The following data files are provided in our repository:
Data/
├── BSAmapping
│ ├── ColxNo_all_naive.tsv
│ ├── QTLseqr_input.tsv
│ └── QTLseqr_results.csv
├── ColxNo_F2germ.csv
├── ColxNo_F3germ.csv
├── cyp707a1_ga3oxMutantsGerm.csv
├── GAandABAdoseResponse.csv
├── germ_summaryForExpComparison.csv
├── germ_summaryForExpComparisonCV.csv
├── HeatShockExperimentGerm.csv
├── MAGICParents.csv
├── MAGICParentsRawData.csv
├── MAGICs.csv
├── MAGICsRawData.csv
├── QTLmapping
│ ├── germ_summaryPerLineForQTLMapping.tsv
│ ├── magic_gen_object.rds
│ ├── qtl_scan_all.csv
│ └── qtl_scan_no_outlier.csv
├── SingleSiliquesGermRawData.csv
├── Soil_vs_plates.csv
├── soil_vs_platesRawData.csv
├── SpanishAccessions.csv
├── SpanishAccessionsRawData.csv
├── statsVsSurvivalCombined234.csv
└── SummaryCVSowingTimes.csv
Data files MAGICsRawData.csv
, MAGICParentsRawDat.csv
and SpanishAccessionsRawData.csv
contain germination time data for the MAGIC lines, the MAGIC parental accessions and the Spanish accessions respectively. soil_vs_platesRawData.csv
contains germination time data for MAGIC lines and accessions used in the soil vs plate comparison in Fig.1 Figure Supplement 1G.

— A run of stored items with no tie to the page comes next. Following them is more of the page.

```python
def calibrate_batch_device(scores_list, switch_costs_list, target_counts, max_iter=60, score_stats=None):
    torch = _torch()
    lib = _native.load()
    k = len(scores_list)
    if k == 0:
        return []
    device = scores_list[0].device
    tasks = (_native.BudgetTask * k)()
    results = (_native.BudgetResult * k)()
    keep = []
    sols = []
    steps = _max_iters(max_iter, k)
    for i, (s_t, costs, target) in enumerate(zip(scores_list, switch_costs_list, target_counts)):
        n = int(s_t.shape[0])
        if n == 0:
            raise ValueError("`scores` cannot be empty")
        costs_t, gamma = _costs_arg(costs, n, device)
        sol_t = torch.empty(n, dtype=torch.uint8, device=device)
        keep.append((s_t, costs_t))
        sols.append(sol_t)
        tasks[i].scores_dev = s_t.data_ptr()
        tasks[i].switch_costs_dev = costs_t.data_ptr() if costs_t is not None else None
        tasks[i].gamma = gamma
        tasks[i].n = n
        tasks[i].target_count = int(target)
        tasks[i].sum_costs = _sum_costs(n, costs_t, gamma)
        tasks[i].max_iter = steps[i]
        tasks[i].solution_dev = sol_t.data_ptr()
    solver = _native.solver_for(device.index)
    if score_stats is not None:
        stats_h = np.ascontiguousarray(score_stats.numpy() if _is_tensor(score_stats) else score_stats, dtype=np.float64)
        if stats_h.shape != (k, 3):
            raise ValueError("`score_stats` must have shape [len(scores_list), 3]")
        _native.check(lib.rocco_hip_solve_budget_batch_stats_f64(solver.handle, k, tasks, stats_h.ctypes.data, results,
                                                                 _stream_ptr(scores_list[0])),
                      "rocco_hip_solve_budget_batch_stats_f64")
    else:
        _native.check(lib.rocco_hip_solve_budget_batch_f64(solver.handle, k, tasks, results,
                                                           _stream_ptr(scores_list[0])),
                      "rocco_hip_solve_budget_batch_f64")
    out = []
    for i in range(k):
        r = results[i]
        out.append((float(r.selection_penalty), sols[i], float(r.penalized_value), int(r.selected_count),
                    {"evaluations": int(r.evaluations), "path": int(r.path), "passes": int(r.passes),
                     "zone_iters": int(r.zone_iters), "n_diff": int(r.n_diff), "maps": int(r.maps)}))
    return out


def calibrate_selection_penalty(scores, switch_costs, target_count: int,
                                max_iter: int = 60) -> Tuple[float, np.ndarray, float, int]:
    _native.load()
    if not _is_tensor(scores) and np.asarray(scores).shape[0] == 0:
        raise ValueError("`scores` cannot be empty")
    scores_t = _to_device_f64(scores)
    penalty, sol_t, value, count, _ = calibrate_selection_penalty_device(
        scores_t, switch_costs, target_count, max_iter=max_iter)
    return float(penalty), sol_t.cpu().numpy().astype(np.uint8, copy=False), float(value), int(count)


def solve_chrom_exact_device(scores_t, budget: Optional[float] = None, gamma: float = 1.0,
                             selection_penalty: Optional[float] = None):
    n = int(scores_t.shape[0])
    info: Dict[str, float] = {}
    if selection_penalty is None:
        if budget is None:
            penalty_ = 0.0
            sol_t, penalized, count, path = solve_penalized_chain_device(scores_t, float(gamma), penalty_)
            info = {"path": path}
        else:
            target_count = int(np.floor(n * float(budget)))
            penalty_, sol_t, penalized, count, info = calibrate_selection_penalty_device(
                scores_t, float(gamma), target_count)
    else:
        penalty_ = float(selection_penalty)
        sol_t, penalized, count, path = solve_penalized_chain_device(scores_t, float(gamma), penalty_)
        info = {"path": path}
    objective = objective_value(sol_t, scores_t, float(gamma))
    details = {
        "penalized_objective": float(penalized),
        "selected_count": int(count),
        "selected_fraction": float(count / n),
        "selection_penalty": float(penalty_),
    }
    details.update({f"_{k}": v for k, v in info.items()})
    return sol_t, float(objective), details


def solve_chrom_exact(scores, budget: Optional[float] = None, gamma: float = 1.0,
                      selection_penalty: Optional[float] = None, return_details: bool = False):
    _native.load()
    scores_t = _to_device_f64(scores)
    if scores_t.shape[0] == 0:
        raise ValueError("`scores` cannot be empty")
    sol_t, objective, details = solve_chrom_exact_device(scores_t, budget=budget, gamma=gamma,
                                                         selection_penalty=selection_penalty)
    solution = sol_t.cpu().numpy().astype(np.uint8, copy=False)
    if not return_details:
        return solution, objective
    public = {k: v for k, v in details.items() if not k.startswith("_")}
    return solution, objective, public
```

rocco_amd/pipeline.py:

```python
from __future__ import annotations

import concurrent.futures
import os
import threading
from typing import Dict, List, Optional, Sequence, Tuple

import numpy as np

from . import _native
from . import dp as _dp
from . import rocco as _rocco
from . import shard as _shard

SOLVE_GROUPS = int(os.environ.get("ROCCO_SOLVE_GROUPS", "1"))
SCORE_FIRST = int(os.environ.get("ROCCO_SCORE_FIRST", "0"))
MEDIAN_STATS = bool(int(os.environ.get("ROCCO_MEDIAN_STATS", "0")))
_pool: Optional[concurrent.futures.ThreadPoolExecutor] = None
_group_state: Dict[Tuple[int, int], tuple] = {}
_group_lock = threading.Lock()


def _group_resources(device_index: int, group: int):
    import torch

    key = (int(device_index), int(group))
    if key not in _group_state:
        _group_state[key] = (_native.Solver(int(device_index)), torch.cuda.Stream(device=int(device_index)))
    return _group_state[key]


class ChromWork:

    def __init__(self, name: str, matrix_t, budget: float, gamma: float, step: int = 50, start: int = 0,
                 scoring: str = "median", wls_params: Optional[dict] = None):
        if scoring not in ("median", "wls"):
            raise ValueError("scoring must be 'median' or 'wls'")
        self.name = name
        self.matrix_t = matrix_t
        self.budget = float(budget)
        self.gamma = float(gamma)
        self.step = int(step)
        self.start = int(start)
        self.n = int(matrix_t.shape[1])
        self.scoring = scoring
        self.wls_params = dict(wls_params or {})


def _score_wls(c: ChromWork):
    import torch

    from . import inference as _inference

    s_t, details = _inference.score_loci_wls_device(c.matrix_t.to(torch.float64), **c.wls_params)
    c._effect_mean = details["mean"]
    return s_t


def _solve_group(chroms: Sequence[ChromWork], scores: list, score_stats=None, units: Optional[Sequence[int]] = None) -> list:
    import torch

    if any(s is None for s in scores):
        score_stats = None
    scores = [s if s is not None else _score_wls(c) for c, s in zip(chroms, scores)]
    targets = [int(np.floor(c.n * c.budget)) for c in chroms]
    solved = _dp.calibrate_batch_device(scores, [c.gamma for c in chroms], targets, score_stats=score_stats)
    out = []
    units = list(range(len(chroms))) if units is None else [int(u) for u in units]
    tables, hosts, offsets = [], [], [0]
    for at in range(0, len(chroms), 48):
        part = solved[at:at + 48]
        selected = sum(int(count) for (_p, _s, _v, count, _i) in part)
        part_t, part_off, part_host = _rocco.decode_runs_table_device(
            [sol_t for (_p, sol_t, _v, _c, _i) in part], units=units[at:at + 48], capacity_rows=max(1024, selected // 2 + 64),
            eager_rows=max(4096, selected // 5))
        tables.append(part_t)
        hosts.append(part_host if len(chroms) <= 48 else part_host.copy())
        offsets += [offsets[-1] + o for o in part_off[1:]]
    table_t = tables[0] if len(tables) == 1 else torch.cat(tables, dim=0)
    host_rows = hosts[0] if len(hosts) == 1 else np.concatenate(hosts, axis=0)
    runs = [(table_t[offsets[i]:offsets[i + 1], 1], table_t[offsets[i]:offsets[i + 1], 2]) for i in range(len(chroms))]
    for i, (c, s_t, (penalty, sol_t, value, count, info), (begin_t, end_t)) in enumerate(zip(chroms, scores, solved, runs)):
        out.append({
            "name": c.name, "n": c.n, "selected_count": count, "selection_penalty": penalty,
            "penalized_objective": value, "path": info["path"], "info": info,
            "begin": begin_t, "end": end_t, "solution": sol_t, "step": c.step, "start": c.start,
            "effect_mean": getattr(c, "_effect_mean", None), "scores": s_t,
            "rows": table_t, "rows_host": host_rows, "row_range": (offsets[i], offsets[i + 1]),
        })
    return out


def _group_chunks(order: List[int], n_groups: int) -> List[List[int]]:
    k = len(order)
    base, extra = divmod(k, n_groups)
    out, at = [], 0
    for g in range(n_groups):
        size = base + (1 if g < extra else 0)
        out.append(order[at:at + size])
        at += size
    return [c for c in out if c]


def solve_rank(chroms: Sequence[ChromWork], scores_out: Optional[list] = None, groups: Optional[int] = None,
               median_timing: Optional[list] = None, units: Optional[Sequence[int]] = None):
    import torch

    global _pool
    if len(chroms) == 0:
        return []
    device = chroms[0].matrix_t.device
    n_groups = max(1, min(int(groups if groups is not None else SOLVE_GROUPS), len(chroms), _native.max_side_streams()))
    out: List[Optional[dict]] = [None] * len(chroms)
    units = list(range(len(chroms))) if units is None else [int(u) for u in units]

    def score_all(members: Sequence[ChromWork]):
        med = [c for c in members if c.scoring != "wls"]
        if median_timing is not None and med:
            ev0, ev1 = torch.cuda.Event(enable_timing=True), torch.cuda.Event(enable_timing=True)
            ev0.record(torch.cuda.current_stream(device))
        outs, stats_d = [], None
        if med and MEDIAN_STATS:
            outs, stats_d = _rocco.score_central_tendency_chrom_batch_device([c.matrix_t for c in med], with_stats=True)
        elif med:
            outs = _rocco.score_central_tendency_chrom_batch_device([c.matrix_t for c in med])
        got = dict(zip((id(c) for c in med), outs))
        if median_timing is not None and med:
            ev1.record(torch.cuda.current_stream(device))
            nbytes = sum((c.matrix_t.element_size() * int(c.matrix_t.shape[0]) + 8) * c.n for c in med)
            median_timing.append((ev0, ev1, nbytes))
        stats_h = None
        if stats_d is not None and len(med) == len(members):
            stats_h = torch.empty((len(med), 3), dtype=torch.float64, pin_memory=True)
            stats_h.copy_(stats_d, non_blocking=True)
        for c in med:
            c._effect_mean = got[id(c)]
        return [got.get(id(c)) for c in members], stats_h

    if n_groups == 1:
        scores, stats_h = score_all(chroms)
        if stats_h is not None:
            torch.cuda.current_stream(device).synchronize()
        out = _solve_group(chroms, scores, stats_h, units)
    else:
        order = sorted(range(len(chroms)), key=lambda i: -chroms[i].n)
        members = _group_chunks(order, n_groups)
        with torch.cuda.device(device):
            caller_stream = torch.cuda.current_stream(device)

            def work(group: int, idx: List[int], scores: list, scored, stats_h=None, stats_rows=None):
                solver, stream = _group_resources(device.index, group)
                with torch.cuda.device(device), torch.cuda.stream(stream), _native.use_solver(solver):
                    if stats_h is not None:
                        scored.synchronize()
                        if stats_rows is not None:
                            stats_h = stats_h[stats_rows]
                    else:
                        stream.wait_event(scored)
                    res = _solve_group([chroms[i] for i in idx], scores, stats_h, [units[i] for i in idx])
                    stream.synchronize()
                    kept = None if not res or res[0]["rows_host"] is None else res[0]["rows_host"].copy()
                    for r in res:
                        r["rows_host"] = kept
                for r in res:
                    for key in ("begin", "end", "solution", "scores", "effect_mean", "rows"):
                        t = r.get(key)
                        if t is not None and hasattr(t, "record_stream"):
                            t.record_stream(caller_stream)
                return idx, res

            with _group_lock:
                if _pool is None:
                    _pool = concurrent.futures.ThreadPoolExecutor(max_workers=max(1, _native.max_side_streams()),
                                                                  thread_name_prefix="rocco-solve")
                futures = []
                if SCORE_FIRST:
                    every, stats_all = score_all([chroms[i] for i in order])
                    by_index = dict(zip(order, every))
                    row = {i: k for k, i in enumerate(order)}
                    scored = torch.cuda.Event()
                    scored.record(caller_stream)
                    for g, idx in enumerate(members):
                        rows = [row[i] for i in idx] if stats_all is not None else None
                        futures.append(_pool.submit(work, g, idx, [by_index[i] for i in idx], scored, stats_all, rows))
                else:
                    for g, idx in enumerate(members):
                        scores, stats_h = score_all([chroms[i] for i in idx])
                        scored = torch.cuda.Event()
                        scored.record(caller_stream)
                        futures.append(_pool.submit(work, g, idx, scores, scored, stats_h))
                first_error = None
                for f in futures:
                    try:
                        idx, res = f.result()
                        for i, r in zip(idx, res):
                            out[i] = r
                    except BaseException as exc:
                        if first_error is None:
                            first_error = exc
                if first_error is not None:
                    raise first_error
    if scores_out is not None:
        scores_out.extend(r["scores"] for r in out)
    return out


def interval_rows(results: Sequence[dict], host: bool = True):
    import torch

    tables, seen = [], set()
    for r in results:
        t = r["rows_host"] if host else r["rows"]
        if id(t) not in seen:
            seen.add(id(t))
            tables.append(t)
    if len(tables) == 1:
        return tables[0]
    if host:
        return np.concatenate(tables, axis=0) if tables else np.zeros((0, 3), dtype=np.int64)
    return torch.cat(tables, dim=0)


def runs_to_records(result: dict, min_length_bp: Optional[int] = None) -> List[Tuple[str, int, int]]:
    b = result["begin"].cpu().numpy()
    e = result["end"].cpu().numpy()
    step, start = result["step"], result["start"]
    recs = []
    for bi, ei in zip(b.tolist(), e.tolist()):
        s_bp, e_bp = start + bi * step, start + ei * step
        if min_length_bp is None or (e_bp - s_bp) >= int(min_length_bp):
            recs.append((result["name"], int(s_bp), int(e_bp)))
    return recs


def summit_offsets(result: dict, min_length_bp: Optional[int] = None) -> List[Tuple[str, int]]:
    import torch

    records = runs_to_records(result, min_length_bp=min_length_bp)
    if not records:
        return []
    dev = result["begin"].device
    n, step, start = result["n"], result["step"], result["start"]
    intervals_t = start + step * torch.arange(n, dtype=torch.int64, device=dev)
    starts_t = torch.tensor([r[1] for r in records], dtype=torch.int64, device=dev)
    ends_t = torch.tensor([r[2] for r in records], dtype=torch.int64, device=dev)
    mean_t = result["effect_mean"].to(torch.float64).contiguous()
    off = _rocco.narrowpeak_summit_offsets_device(intervals_t, mean_t, starts_t, ends_t).cpu().numpy().tolist()
    return [(f"{c}_{s}_{e}", int(o)) for (c, s, e), o in zip(records, off)]
```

These files were read into the GerminationData_MakingLongTables.R
script, which converts the daily germination counts into a long format for further analysis. This script outputs the following files: MAGICs.csv
, MAGICParents.csv
, SpanishAccessions.csv
, Soil_vs_plates.csv
.
These files were read into Fig01_03_MAGICdataAnalysis.R
which was used to summarise the data and perform the analyses used to generate Fig. 1 and its supplements and Fig. 3 and its supplements. The Fig01_03_MAGICdataAnalysis.R
script outputs the file germ_summaryPerLineForQTLMapping.tsv
(file found in data/QTLmapping
) which contains summary statistics for each MAGIC line used for QTL mapping. This script also uses the files germ_summaryForExpComparison.csv
, germ_summaryForExpComparisonCV.csv
and SummaryCVSowingTimes.csv
for intermediate steps in the analysis used to generate Fig. 1C (see comments in script Fig01_03_MAGICdataAnalysis.R
for full details).
SingleSiliquesGermRawData.csv
contains germination time data for single and half siliques and was analysed with the script Fig02_SingleandHalfSiliques.R
to generate the plots for Fig.2 and Fig.2, Figure Supplement 1.
Figure 4 was generated using files QTLmapping/qtl_scan_no_outlier.csv
, QTLmapping/qtl_scan_all.csv
and BSAmapping/QTLseqr_results.csv
using Fig04-qtl_bsa_mapping.R
.
Figure 4, Figure Supplement 3 was generated by using data file ColxNo_F2germ.csv
with R script Fig04_Sup3_Col x No F2germ.R
.
Figure 4, Figure Supplement 4 was generated by using data file ColxNo_F3germ.csv
with R script Fig04_Sup4_ColxNoF3_germination.R
See the accompanying simulations repository
Figure 7 and its supplement were generated by using data file GAandABAdoseResponse.csv
with script Fig07_ABAandGA_doseResponse.R
Figure 8 was generated by using data file cyp707a1_ga3oxMutantsGerm.csv
with the script Fig08_GA_ABAmutants_germ.R
Figure 9 and its supplement was generated by using data file HeatShockExperimentGerm.csv
with script Fig09_HSexperimentSurvival.R
. The file statsVsSurvivalCombined234.csv
is used as an intermediate step in this analysis (see R script for details).